# Who In Charge This Place???



## Ryan V (Jun 12, 2011)

*Who's In Charge of This Site?*

Hi, I'm a pretty new member hear and I have Question. I read some post before that said that the guy who's in charge of this site no longer care about it or it's members. SO... I was wondering, is it shaggy (who made the chat) or maybe SueM (the first member)who is this guy/ girl. Is he/she a member? Why doesn't he/she work on the website anymore? Why is he/she never mentioned? Thanks In advance 

P.S, I know that I may jumping to conclusions (being new and all) so if I am, sorry in advance.


----------



## Ryan V (Jun 12, 2011)

Ok guys, sorry.
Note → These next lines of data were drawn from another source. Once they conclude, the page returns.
MRE_PHASE_FN void collide(ModelP M, Sm& s, int l, bool detect) {
  static_assert(offsetof(Sm, hdr) + sizeof(((Sm*)0)->hdr) - offsetof(Sm, JpA) >= sizeof(float) * 64 * COLL_BUF,
                "clip buffers do not fit");
  static_assert(NPAIR <= 256 && sizeof(((Sm*)0)->iscr) >= NPAIR, "survivor list: one byte per pair");
  MRE_DBG_T0();
  float* buf = &s.JpA[0][0] + l * COLL_BUF;
  uint8_t* list = reinterpret_cast<uint8_t*>(s.iscr);
  const unsigned long long lt = (1ull << l) - 1ull;
  int nsurv = 0;
  for (int pass = 0; pass < NPAIR / 64; pass++) {
    const int pr = l + 64 * pass;
    const auto* R = &M->pair_rec[pr];
    const int g1 = R->g1, b1 = R->b1, b2 = R->b2, pid1 = R->pid1, pid2 = R->pid2, type1 = R->type1;
    const float lp1[3] = {R->pos1[0], R->pos1[1], R->pos1[2]}, lp2[3] = {R->pos2[0], R->pos2[1], R->pos2[2]};
    const float mrb1 = R->rb1, mrb2 = R->rb2, margin = R->margin, gap = R->gap;
    const float lq1[4] = {R->quat1[0], R->quat1[1], R->quat1[2], R->quat1[3]};
    bool live = false;
    if (g1 >= 0 && (pid1 < 0 || pid1 < s.nprops) && (pid2 < 0 || pid2 < s.nprops)) {
      const float inc = detect ? margin : margin - gap;
      float p1[3], p2[3], df[3], tmp[3];
      m3mulv(tmp, s.xmat[b1], lp1); v3add(p1, s.xpos[b1], tmp);
// ... 6 lines not shown
        q2mat(R1, q);
        const float nn[3] = {R1[2], R1[5], R1[8]};
        live = v3dot(df, nn) - rb2 <= inc;
      } else {
        const float r = rb1 + rb2 + inc;
        live = v3dot(df, df) <= r * r;
      }
    }
    const unsigned long long m = __ballot(live);
    if (live) list[nsurv + __popcll(m & lt)] = (uint8_t)pr;
    nsurv += __popcll(m);
  }
  if (l == 0) s.ncon = 0;
  MRE_SYNC();
  MRE_DBG_STAMP(6, 0);
  int base = 0;
  for (int c0 = 0; c0 < nsurv; c0 += 64) {
    const int pr = (c0 + l < nsurv) ? list[c0 + l] : -1;
    float normal[3] = {0.f, 0.f, 1.f};
    int n = 0;
    if (pr >= 0) {
      const auto* R = &M->pair_rec[pr];
      const int b1 = R->b1, b2 = R->b2, pid1 = R->pid1, pid2 = R->pid2, type1 = R->type1;
      const float lp1[3] = {R->pos1[0], R->pos1[1], R->pos1[2]}, lp2[3] = {R->pos2[0], R->pos2[1], R->pos2[2]};
      const float lq1[4] = {R->quat1[0], R->quat1[1], R->quat1[2], R->quat1[3]};
      const float lq2[4] = {R->quat2[0], R->quat2[1], R->quat2[2], R->quat2[3]};
      const float ms1[3] = {R->size1[0], R->size1[1], R->size1[2]}, ms2[3] = {R->size2[0], R->size2[1], R->size2[2]};
      const float margin = R->margin, gap = R->gap;
      float p1[3], R1[9], s1[3], p2[3], R2[9], s2[3], tmp[3], q[4];
      m3mulv(tmp, s.xmat[b1], lp1); v3add(p1, s.xpos[b1], tmp);
      qmul(q, s.xquat[b1], lq1); q2mat(R1, q);
      m3mulv(tmp, s.xmat[b2], lp2); v3add(p2, s.xpos[b2], tmp);
      qmul(q, s.xquat[b2], lq2); q2mat(R2, q);
      if (pid1 >= 0) v3copy(s1, s.prop_size[pid1]); else v3copy(s1, ms1);
      if (pid2 >= 0) v3copy(s2, s.prop_size[pid2]); else v3copy(s2, ms2);
      const float inc = detect ? margin : margin - gap;
      MRE_DBG_STAMP(6, 1);
      if ((R->single >> 8) == 2) n = cyl_box(p1, R1, s1, p2, R2, s2[0], s2[2], inc, normal, buf);
      else if (type1 == 0) n = plane_box(p1, R1, p2, R2, s2, inc, normal, buf);
      else n = box_box(p1, R1, s1, p2, R2, s2, inc, normal, buf);
      MRE_DBG_STAMP(6, 2);
      int m = 0;
      for (int c = 0; c < n; c++)
        if (cand_dist(buf, c) < inc) {
          if (m != c) {
            for (int k = 0; k < 3; k++) cand_xyz(buf, m)[k] = cand_xyz(buf, c)[k];
            cand_dist(buf, m) = cand_dist(buf, c);
          }
          m++;
        }
      n = m;
    }
    const bool single = pr >= 0 && n > 1 && (M->pair_rec[pr].single & 0xFF) != 0;
    const int ncand = n;
    if (single) n = 1;
    int off = base, tot = base;
    for (int bit = 0; bit < 4; bit++) {
      const unsigned long long m = __ballot((n >> bit) & 1);
      off += __popcll(m & lt) << bit;
      tot += __popcll(m) << bit;
    }
    if (l == 0) {
      s.ncon = tot < NCON_MAX ? tot : NCON_MAX;
      if (tot > NCON_MAX) s.overflow = 1;
    }
    if (single) {
      const float incw = M->pair_rec[pr].margin - M->pair_rec[pr].gap;
      float wsum = 0.f, px = 0.f, py = 0.f, pz = 0.f, dmin = cand_dist(buf, 0);
      int best = 0;
      for (int c = 0; c < ncand; c++) {
        const float dc = cand_dist(buf, c);
        if (dc < dmin) { dmin = dc; best = c; }
        const float w = incw - dc;
        if (w > 0.f) { wsum += w; px += w * cand_xyz(buf, c)[0]; py += w * cand_xyz(buf, c)[1]; pz += w * cand_xyz(buf, c)[2]; }
      }
      if (wsum > 0.f) { const float iw = 1.0f / wsum; px *= iw; py *= iw; pz *= iw; }
      else { px = cand_xyz(buf, best)[0]; py = cand_xyz(buf, best)[1]; pz = cand_xyz(buf, best)[2]; }
      cand_xyz(buf, 0)[0] = px; cand_xyz(buf, 0)[1] = py; cand_xyz(buf, 0)[2] = pz;
      cand_dist(buf, 0) = dmin;
    }
    if (n > 0) {
      float f[9];
      v3copy(f, normal);
      make_frame(f);
      for (int c = 0; c < n; c++) {
        const int id = off + c;
        if (id >= NCON_MAX) break;
        const float cx0 = cand_xyz(buf, c)[0], cx1 = cand_xyz(buf, c)[1], cx2 = cand_xyz(buf, c)[2];
        s.con_pos[id][0] = cx0; s.con_pos[id][1] = cx1; s.con_pos[id][2] = cx2;
        for (int k = 0; k < 9; k++) s.con_frame[id][k] = f[k];
        s.con_dist[id] = cand_dist(buf, c);
        s.con_pair[id] = (uint8_t)pr;
      }
    }
    MRE_SYNC();
    MRE_DBG_STAMP(6, 3);
    if (tot > NCON_MAX) break;
    base = tot;
  }
}
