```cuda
int lpb_set_option(lpb_ctx* c, const char* key, int64_t value) {
  if (!c || !key) return LPB_ERR_BAD_ARGUMENT;
  const std::string k(key);
  if (k == "syrk_impl") {
    if (value != 0 && value != 1) return LPB_ERR_BAD_ARGUMENT;
    c->syrk_impl = (int)value;
    return LPB_OK;
  }
  if (k == "solve_impl") {
    if (value < 0 || value > 3) return LPB_ERR_BAD_ARGUMENT;
    c->lc.solve_impl = (int)value;
    return LPB_OK;
  }
  if (k == "trsm_impl" || k == "update_impl") {
    if (value < 0 || value > 6) return LPB_ERR_BAD_ARGUMENT;
    (k == "trsm_impl" ? c->lc.trsm_impl : c->lc.update_impl) = (int)value;
    return LPB_OK;
  }
  if (k == "syrk_tail_split") {
    c->lc.syrk_tail_split = value != 0;
    return LPB_OK;
  }
  if (k == "syrk_chain") {
    c->lc.syrk_chain = value != 0;
    return LPB_OK;
  }
  if (k == "peer_panels") {
    if (value > 0 && !c->lc.peer_mapped) return LPB_ERR_BAD_ARGUMENT;
    if (value < 0)
      k_peer_abandon(c->lc);
    else
      c->lc.peer_ready = value != 0;
    return LPB_OK;
  }
  if (k == "syrk_flush_blocks") {
    if (value < 32 || value > (1 << 20) || (value & (value - 1))) return LPB_ERR_BAD_ARGUMENT;
    c->lc.syrk_flush_blocks = (int)value;
    return LPB_OK;
  }
  if (k == "potf2_impl") {
    if (value < 0 || value > 1) return LPB_ERR_BAD_ARGUMENT;
    c->lc.potf2_impl = (int)value;
    if (value == 1) c->lc.trsm_impl = 1;
    return LPB_OK;
  }
  if (k == "solve_grid_cap") {
    if (value < 0) return LPB_ERR_BAD_ARGUMENT;
    c->lc.solve_grid_cap = (int)value;
    return LPB_OK;
  }
  if (k == "refine") {
    if (value < 0 || value > 4) return LPB_ERR_BAD_ARGUMENT;
    c->refine = (int)value;
    return LPB_OK;
  }
  if (k == "refine_max") {
    if (value < 0 || value > 8) return LPB_ERR_BAD_ARGUMENT;
    c->refine_max = (int)value;
    return LPB_OK;
  }
  if (k == "regularize") {
    c->regularize = value != 0;
    return LPB_OK;
  }
  if (k == "structure") {
    c->use_structure = value != 0;
    return c->has_problem ? analyze_structure(c) : LPB_OK;
  }
  if (k == "potrf_lookahead") {
    c->lc.potrf_lookahead = value != 0;
    return LPB_OK;
  }
  if (k == "packed_allreduce") {
    c->packed_allreduce = value != 0;
    return LPB_OK;
  }
  if (k == "potrf_dist") {
    if (value < 0 || value > 2) return LPB_ERR_BAD_ARGUMENT;
    c->lc.potrf_dist = (int)value;
    return LPB_OK;
  }
  if (k == "potrf_verify") {
    c->potrf_verify = (int)value;
    return LPB_OK;
  }
  if (k == "sync_each_launch") {
    c->lc.sync_each_launch = (int)value;
    return LPB_OK;
  }
  if (k == "check_replicas") {
    c->check_replicas = value != 0;
    return LPB_OK;
  }
  if (k == "profile") {
    c->profile = value != 0;
    return LPB_OK;
  }
  set_last_error("unknown option '%s'", key);
  return LPB_ERR_BAD_ARGUMENT;
}

}
```

Before: 4.005.

## Add grouped left-looking Cholesky schedule overlapping far trailing updates with panel groups

New measurement: 4.105 (median of 6 runs). 2.5% higher.

```diff
diff --git a/lp_b200/csrc/cholesky.cu b/lp_b200/csrc/cholesky.cu
--- a/lp_b200/csrc/cholesky.cu
+++ b/lp_b200/csrc/cholesky.cu
@@ -6,6 +6,7 @@
 #include <type_traits>
 
 #include "dist_schedule.hpp"
+#include "group_schedule.hpp"
 #include "kernels.hpp"
 #include "panel_factor.cuh"
 
@@ -1467,7 +1468,7 @@
 static int k_potrf_dist(LaunchCtx& lc, int64_t m, double* Mat, int64_t ldm);
 static int k_potrf_dist2(LaunchCtx& lc, int64_t m, double* Mat, int64_t ldm);
 
-static int k_potrf_lookahead(LaunchCtx& lc, int64_t m, double* Mat, int64_t ldm) {
+static int ensure_side_stream(LaunchCtx& lc) {
   if (!lc.side_stream) {
     int lo = 0, hi = 0;
     LPB_CUDA(cudaDeviceGetStreamPriorityRange(&lo, &hi));
@@ -1477,6 +1478,11 @@
       LPB_CUDA(cudaEventCreateWithFlags(&lc.ev_pan[e], cudaEventDisableTiming));
     }
   }
+  return LPB_OK;
+}
+
+static int k_potrf_lookahead(LaunchCtx& lc, int64_t m, double* Mat, int64_t ldm) {
+  LPB_TRY(ensure_side_stream(lc));
   const int T = (int)ceil_div(m, NB);
   lc.linv_full = false;
   auto nb_of = [&](int k) { return (int)((m - (int64_t)k * NB) < NB ? (m - (int64_t)k * NB) : NB); };
@@ -1520,6 +1526,56 @@
   return finish_factor(lc, m, Mat, ldm);
 }
 
+constexpr int64_t kGroupedMinM = 8192;
+
+static int k_potrf_grouped(LaunchCtx& lc, int64_t m, double* Mat, int64_t ldm, int g) {
+  LPB_TRY(ensure_side_stream(lc));
+  lc.linv_full = false;
+  const int T = (int)ceil_div(m, NB);
+  struct Ops {
+    LaunchCtx& lc;
+    int64_t m;
+    double* Mat;
+    int64_t ldm;
+    cudaEvent_t ev[kNumGroupEvents];
+    cudaStream_t st(int side) const { return side ? lc.side_stream : lc.stream; }
+    int nb(int k) const { return (int)((m - (int64_t)k * NB) < NB ? (m - (int64_t)k * NB) : NB); }
+    int potf2(int k) {
+      potf2_inv_kernel<<<1, dim3(32, 16), kPotf2InvSmem, lc.side_stream>>>(Mat, ldm, k * NB, nb(k), lc.info_dev,
+                                                                         lc.chol_ws + (int64_t)k * NB * NB, 0);
+      LPB_KCHECK(lc);
+      return LPB_OK;
+    }
+    int trsm(int k) {
+      const int64_t rem = m - (int64_t)k * NB - nb(k);
+      if (rem <= 0) return LPB_OK;
+      trsm_dmma_blocked_kernel<<<(unsigned)ceil_div(rem, TBR), 256, kTrsmDmmaSmem, lc.side_stream>>>(
+          Mat, ldm, k * NB, (int)m, lc.chol_ws + (int64_t)k * NB * NB);
+      LPB_KCHECK(lc);
+      return LPB_OK;
+    }
+    int update(int p0, int np, int col0, int ncol, int side) {
+      lc.launch_on_side = side != 0;
+      lc.update_tiles_per_cta = side ? 0 : 1;
+      const int rc = k_trailing_update_cols(lc, m, Mat, ldm, (int64_t)p0 * NB, (int64_t)np * NB, col0, ncol);
+      lc.launch_on_side = false;
+      lc.update_tiles_per_cta = 0;
+      return rc;
+    }
+    int record(int e, int side) {
+      LPB_CUDA(cudaEventRecord(ev[e], st(side)));
+      return LPB_OK;
+    }
+    int wait(int e, int side) {
+      LPB_CUDA(cudaStreamWaitEvent(st(side), ev[e], 0));
+      return LPB_OK;
+    }
+  } ops{lc, m, Mat, ldm, {lc.ev_col[0], lc.ev_col[1], lc.ev_pan[0], lc.ev_pan[1]}};
+  static_assert(kNumGroupEvents == 4, "k_potrf_grouped maps the schedule's events onto ev_col / ev_pan");
+  LPB_TRY(potrf_group_schedule(T, g, g, ops));
+  return finish_factor(lc, m, Mat, ldm);
+}
+
 int k_potrf(LaunchCtx& lc, int64_t m, double* Mat, int64_t ldm, int syrk_impl) {
   LPB_TRY(configure_once());
   LPB_TRY(ensure_chol_ws(lc, m));
@@ -1534,8 +1590,11 @@
       lc.potf2_impl == 0 && m > NB && !(ldm & 1) && !(reinterpret_cast<uintptr_t>(Mat) & 15))
     return lc.potrf_dist == 2 ? k_potrf_dist2(lc, m, Mat, ldm) : k_potrf_dist(lc, m, Mat, ldm);
   if (lc.potrf_lookahead && syrk_impl == 0 && lc.trsm_impl == 0 && dmma_update && lc.potf2_impl == 0 &&
-      !lc.sync_each_launch && m > 2 * NB && !(ldm & 1) && !(reinterpret_cast<uintptr_t>(Mat) & 15))
+      !lc.sync_each_launch && m > 2 * NB && !(ldm & 1) && !(reinterpret_cast<uintptr_t>(Mat) & 15)) {
+    const int g = lc.potrf_group >= 0 ? lc.potrf_group : (m < kGroupedMinM ? 0 : (m < 16384 ? 4 : 6));
+    if (g > 0 && lc.update_impl == 0) return k_potrf_grouped(lc, m, Mat, ldm, g);
     return k_potrf_lookahead(lc, m, Mat, ldm);
+  }
   const int full_inverse = lc.trsm_impl == 2 ? 1 : 0;
   lc.linv_full = full_inverse != 0;
   for (int64_t k0 = 0; k0 < m; k0 += NB) {
@@ -1577,15 +1636,7 @@
 }
 
 static int ensure_dist_streams(LaunchCtx& lc) {
-  if (!lc.side_stream) {
-    int lo = 0, hi = 0;
-    LPB_CUDA(cudaDeviceGetStreamPriorityRange(&lo, &hi));
-    LPB_CUDA(cudaStreamCreateWithPriority(&lc.side_stream, cudaStreamNonBlocking, hi));
-    for (int e = 0; e < 2; ++e) {
-      LPB_CUDA(cudaEventCreateWithFlags(&lc.ev_col[e], cudaEventDisableTiming));
-      LPB_CUDA(cudaEventCreateWithFlags(&lc.ev_pan[e], cudaEventDisableTiming));
-    }
-  }
+  LPB_TRY(ensure_side_stream(lc));
   for (int e = 0; e < 4; ++e)
     if (!lc.ev_dist[e]) LPB_CUDA(cudaEventCreateWithFlags(&lc.ev_dist[e], cudaEventDisableTiming));
   return LPB_OK;
diff --git a/lp_b200/csrc/common.cuh b/lp_b200/csrc/common.cuh
--- a/lp_b200/csrc/common.cuh
+++ b/lp_b200/csrc/common.cuh
@@ -100,6 +100,8 @@
   bool peer_ready = false;
   uint32_t dist_epoch = 0;
   int update_grid_cap = 0;
+  int update_tiles_per_cta = 0;
+  int potrf_group = -1;
   int* info_dev = nullptr;
   int* info_host = nullptr;
 };
diff --git a/lp_b200/csrc/dist_schedule.hpp b/lp_b200/csrc/dist_schedule.hpp
--- a/lp_b200/csrc/dist_schedule.hpp
+++ b/lp_b200/csrc/dist_schedule.hpp
@@ -11,11 +11,12 @@
 
 struct OwnedCols {
   int G, f, n;
+  int cols = 1 << 30;
   LPB_SCHED_HD int before(int l) const { return l * (n - f) - G * (l * (l - 1) / 2); }
   LPB_SCHED_HD int count() const {
     if (f >= n) return 0;
     const int nown = (n - f + G - 1) / G;
-    return before(nown);
+    return before(nown < cols ? nown : cols);
   }
   LPB_SCHED_HD void decode(int t, int* ti, int* tj) const {
     const double a = 0.5 * G, b = (n - f) + 0.5 * G;
diff --git a/lp_b200/csrc/dmma_gemm.cu b/lp_b200/csrc/dmma_gemm.cu
--- a/lp_b200/csrc/dmma_gemm.cu
+++ b/lp_b200/csrc/dmma_gemm.cu
@@ -546,6 +546,7 @@
   if (ts.nsplit <= 1) ts = TailSplit{ntiles, 1, nullptr};
   int grid = ntiles < kNumSMs ? ntiles : kNumSMs;
   if (MODE == MODE_UPDATE && lc.update_grid_cap > 0 && grid > lc.update_grid_cap) grid = lc.update_grid_cap;
+  if (MODE == MODE_UPDATE && lc.update_tiles_per_cta > 0) grid = (int)ceil_div(ntiles, lc.update_tiles_per_cta);
   cudaStream_t st = lc.launch_on_side ? lc.side_stream : lc.stream;
   kern<<<grid, kThreads, Plan<MODE, VAR>::kAlloc, st>>>(tmA, tmB, C, ldc, m_total, tile0, ntr, k_begin, nkb, col_origin, shape, own,
                                            p_row0, ts);
@@ -683,6 +684,24 @@
                                               shape, own, p_row0);
   return launch_dmma<MODE_UPDATE, false>(lc, tm, tm, Mat, ldm, (int)m, tile0, ntr, k_begin, (int)(kb / BK), 0, shape, own,
                                          p_row0);
+}
+
+int k_trailing_update_cols(LaunchCtx& lc, int64_t m, double* Mat, int64_t ldm, int64_t k0, int64_t kb, int tile0,
+                           int ncol) {
+  const int ntr = (int)ceil_div(m, BM) - tile0;
+  if (ntr <= 0) return LPB_OK;
+  if (kb <= 0 || (kb % BK) || (ldm & 1) || (reinterpret_cast<uintptr_t>(Mat) & 15) || (int64_t)tile0 * BM < k0 + kb) {
+    set_last_error("trailing_update_cols: bad panel / tile origin");
+    return LPB_ERR_BAD_ARGUMENT;
+  }
+  CUtensorMap tm;
+  LPB_TRY(make_tmap(&tm, Mat, (uint64_t)m, (uint64_t)m, (uint64_t)ldm, BM, BK, true));
+  if (ncol <= 0 || ncol >= ntr)
+    return launch_dmma<MODE_UPDATE, false>(lc, tm, tm, Mat, ldm, (int)m, tile0, ntr, (int)k0, (int)(kb / BK), 0);
+  OwnedCols cols{1, 0, ntr};
+  cols.cols = ncol;
+  return launch_dmma<MODE_UPDATE, false>(lc, tm, tm, Mat, ldm, (int)m, tile0, ntr, (int)k0, (int)(kb / BK), 0,
+                                         SHAPE_OWNED, cols);
 }
 
 int k_trsm_dmma(LaunchCtx& lc, int64_t m, double* Mat, int64_t ldm, int64_t k0, const double* Linv) {
diff --git a/lp_b200/csrc/group_schedule.hpp b/lp_b200/csrc/group_schedule.hpp
--- /dev/null
+++ b/lp_b200/csrc/group_schedule.hpp
@@ -0,0 +1,46 @@
+#pragma once
+
+namespace lpb {
+
+enum { kEvGroupIn = 0, kEvGroupPanels = 1, kEvGroupFar = 2, kEvGroupOut = 3, kNumGroupEvents = 4 };
+
+template <class Ops>
+int potrf_group_schedule(int T, int g, int W, Ops& ops) {
+#define LPB_G(call)             \
+  do {                          \
+    const int rc__ = (call);    \
+    if (rc__ != 0) return rc__; \
+  } while (0)
+  LPB_G(ops.record(kEvGroupIn, 0));
+  LPB_G(ops.wait(kEvGroupIn, 1));
+  LPB_G(ops.potf2(0));
+  bool far_pending = false;
+  for (int c0 = 0; c0 < T; c0 += g) {
+    const int c1 = c0 + g < T ? c0 + g : T;
+    for (int p = c0; p < c1; ++p) {
+      LPB_G(ops.trsm(p));
+      if (p + 1 < c1) {
+        LPB_G(ops.update(p, 1, p + 1, c1 - p - 1, 1));
+        LPB_G(ops.potf2(p + 1));
+      }
+    }
+    if (c1 == T) break;
+    LPB_G(ops.record(kEvGroupPanels, 1));
+    const int c2 = c1 + W < T ? c1 + W : T;
+    if (far_pending) LPB_G(ops.wait(kEvGroupFar, 1));
+    LPB_G(ops.update(c0, c1 - c0, c1, c2 - c1, 1));
+    LPB_G(ops.potf2(c1));
+    far_pending = c2 < T;
+    if (far_pending) {
+      LPB_G(ops.wait(kEvGroupPanels, 0));
+      LPB_G(ops.update(c0, c1 - c0, c2, 0, 0));
+      LPB_G(ops.record(kEvGroupFar, 0));
+    }
+  }
+  LPB_G(ops.record(kEvGroupOut, 1));
+  LPB_G(ops.wait(kEvGroupOut, 0));
+#undef LPB_G
+  return 0;
+}
+
+}
diff --git a/lp_b200/csrc/kernels.hpp b/lp_b200/csrc/kernels.hpp
--- a/lp_b200/csrc/kernels.hpp
+++ b/lp_b200/csrc/kernels.hpp
@@ -58,6 +58,8 @@
 int k_trailing_update_part(LaunchCtx& lc, int64_t m, double* Mat, int64_t ldm, int64_t k0, int64_t kb, int tile0,
                            int single_col, int own_mod, int own_rem, const double* packed = nullptr,
                            int64_t packed_rows = 0);
+int k_trailing_update_cols(LaunchCtx& lc, int64_t m, double* Mat, int64_t ldm, int64_t k0, int64_t kb, int tile0,
+                           int ncol);
 int k_trsm_dmma(LaunchCtx& lc, int64_t m, double* Mat, int64_t ldm, int64_t k0, const double* Linv);
 int k_dmma_peak(LaunchCtx& lc, double seconds, double* tflops);
 int k_syrk_simple(LaunchCtx& lc, int64_t m, int64_t n, const double* A, int64_t lda, const double* d, double* Cmat,
diff --git a/lp_b200/csrc/lpb_api.cu b/lp_b200/csrc/lpb_api.cu
--- a/lp_b200/csrc/lpb_api.cu
+++ b/lp_b200/csrc/lpb_api.cu
@@ -1392,6 +1392,11 @@
     c->lc.potrf_lookahead = value != 0;
     return LPB_OK;
   }
+  if (k == "potrf_group") {
+    if (value < -1 || value > 16) return LPB_ERR_BAD_ARGUMENT;
+    c->lc.potrf_group = (int)value;
+    return LPB_OK;
+  }
   if (k == "packed_allreduce") {
     c->packed_allreduce = value != 0;
     return LPB_OK;
```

After a little research I found out whos in charge of this site. Yung Lee AKA Yungster. I checked his profile and he was on yesterday so he's obviously active. But i'm still left with the question, why dose he allegedly not care about this sight? Why doesn't he fix the chat room. It dosen't work for every one, it says " There are several users in chat now! Don't Be Shy - click here and come on in! Users in chat:0" even when there r multiple members in there, and there is a section called "sal twat er". Finally, Yung has only made 5 posts! Once again I mean no insult to Yung i'm just curious. Thank u.


----------



## funlad3 (Oct 9, 2010)

Yung is often on, but seldom posts anything or does anything to better the site. The chat is dead, the calendar is dead, the pictures on the right of the screen are dead, yet no attempt is made to fix them or to help the mods fix them.


----------



## TheOldSalt (Jan 28, 2005)

Those things all worked just fine on our old server, but our new server can't handle them. We'd have to get new versions that will work with the new server, but it would also have to work with all the other sites on that server, since this one is now integrated with those. All in all, a pretty tough fix, and not cheap.


----------



## Ryan V (Jun 12, 2011)

So the server was downgraded when this site was purchased? Or is it just a different type of server? Is there any hope that the server that run this and the other sites will be changed?


----------



## TheOldSalt (Jan 28, 2005)

No, no hope. This and the other sites don't make anywhere near that kind of money. We'd need software, hardware, and the extensive $ervice$ of an IT professional to make it all happen. Throw in the fact that most of the social problems we ever had around here started in chat, and it's easy to see why there's no rush to fix it. Just use the semi-official alternate chat, a link to which I keep forgetting to stickypost, but I will when I can find it.


----------



## lohachata (Jan 27, 2006)

or folks could just use the chat at www.aquauniverse.org .............


----------



## funlad3 (Oct 9, 2010)

Except it won't let me register.....


----------



## Ryan V (Jun 12, 2011)

Yeah, when I try to register it says "Wrong value type sent to the database. Array of integers expected. (comment_ids)"


----------



## TheOldSalt (Jan 28, 2005)

*sigh* crap. It's always something...


----------



## lohachata (Jan 27, 2006)

if anyone tries to register at aquauniverse and has a problem ; send me a PM with the username you want to use and your e-mail address and i will see if i can make it work..


----------



## lohachata (Jan 27, 2006)

i made a few changes for registration at aquauniverse...try to register to see if it works...
if not ; let me know...i will get you registered...


----------